== Excerpted data ==
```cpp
int vj_adamw_ema(float* p, const float* g, float* exp_avg, float* exp_avg_sq, void* p_bf16, float* tgt,
                 void* tgt_bf16, int64_t n, float lr, float wd, float beta1, float beta2, float eps, int64_t step,
                 float gscale, float ema, vj_stream_t stream);
int vj_step_advance(const float* gstat, float* step_dev, vj_stream_t stream);
int vj_adamw_ema_guarded(float* p, const float* g, float* exp_avg, float* exp_avg_sq, void* p_bf16, float* tgt,
                         void* tgt_bf16, int64_t n, float lr, float wd, float beta1, float beta2, float eps, float gscale,
                         float ema, const float* gstat, int sel, float clip, float norm_scale, const float* step_dev,
                         vj_stream_t stream);
int64_t vj_grad_stats_chunks(void);
int vj_grad_stats_multi(const float* G, const float* M1, const float* M2, const int64_t* desc, int64_t n_tensors,
                        float* out, vj_stream_t stream);
int vj_ema_update(float* tgt, const float* src, void* tgt_bf16, int64_t n, float m, vj_stream_t stream);
int vj_cast_f32_to_bf16(const float* src, void* dst_bf16, int64_t n, vj_stream_t stream);
int64_t vj_sqnorm_ws_bytes(void);
int vj_sqnorm_f32(const float* g, int64_t n, float* out2, int accumulate, void* ws, int64_t ws_bytes,
                  vj_stream_t stream);

typedef struct vj_linear {
  const void* w;
  const float* b;
  const void* wT;
  int64_t ldwT;
  float* gw;
  float* gb;
  int64_t n_out, k_in;
} vj_linear_t;
typedef struct vj_norm {
  const float* g;
  const float* b;
  float* gg;
  float* gb;
} vj_norm_t;
typedef struct vj_block {
  vj_norm_t norm1;
  vj_linear_t qkv, proj;
  vj_norm_t norm2;
  vj_linear_t fc1, fc2;
} vj_block_t;
typedef void (*vj_layer_cb_t)(void* user, int layer);

int64_t vj_blocks_fwd_ws_bytes(int64_t M, int64_t D, int64_t Dh, int64_t heads, int64_t n_blocks, int save);
enum {
  VJ_GEMM_FLAGS_SEL_MASK = 0xffff,
  VJ_GEMM_FLAGS_FROM_SHIFT = 16,
  VJ_GEMM_FLAGS_FROM_MASK = 0xff
};
int vj_blocks_fwd(const vj_block_t* blocks, int64_t n_blocks, const void* x_in, void* x_out, int64_t M, int64_t D,
                  int64_t heads, const vj_seg_t* segs, int64_t n_segs, float ln_eps, int save, int gemm_flags, void* ws,
                  int64_t ws_bytes, vj_stream_t stream);
// ... 63 lines not shown
```

jepa_amd/csrc/optim.hip:

```cpp
#include "common.hpp"
#include "options.hpp"

struct AdamArgs {
  float* p;
  const float* g;
  float* m;
  float* v;
  bf16_t* p_bf16;
  float* tgt;
  bf16_t* tgt_bf16;
  int64_t n;
  float lr, wd, beta1, beta2, eps;
  float bc1, bc2_sqrt;
  float gscale;
  float ema;
  const float* gstat;
  int sel;
  float clip;
  float norm_scale;
  const float* step_dev;
};
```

== Task statement ==
The answer must be every line of the data that contains the word "struct".

== Answer space ==
typedef struct vj_linear {
typedef struct vj_norm {
typedef struct vj_block {
struct AdamArgs {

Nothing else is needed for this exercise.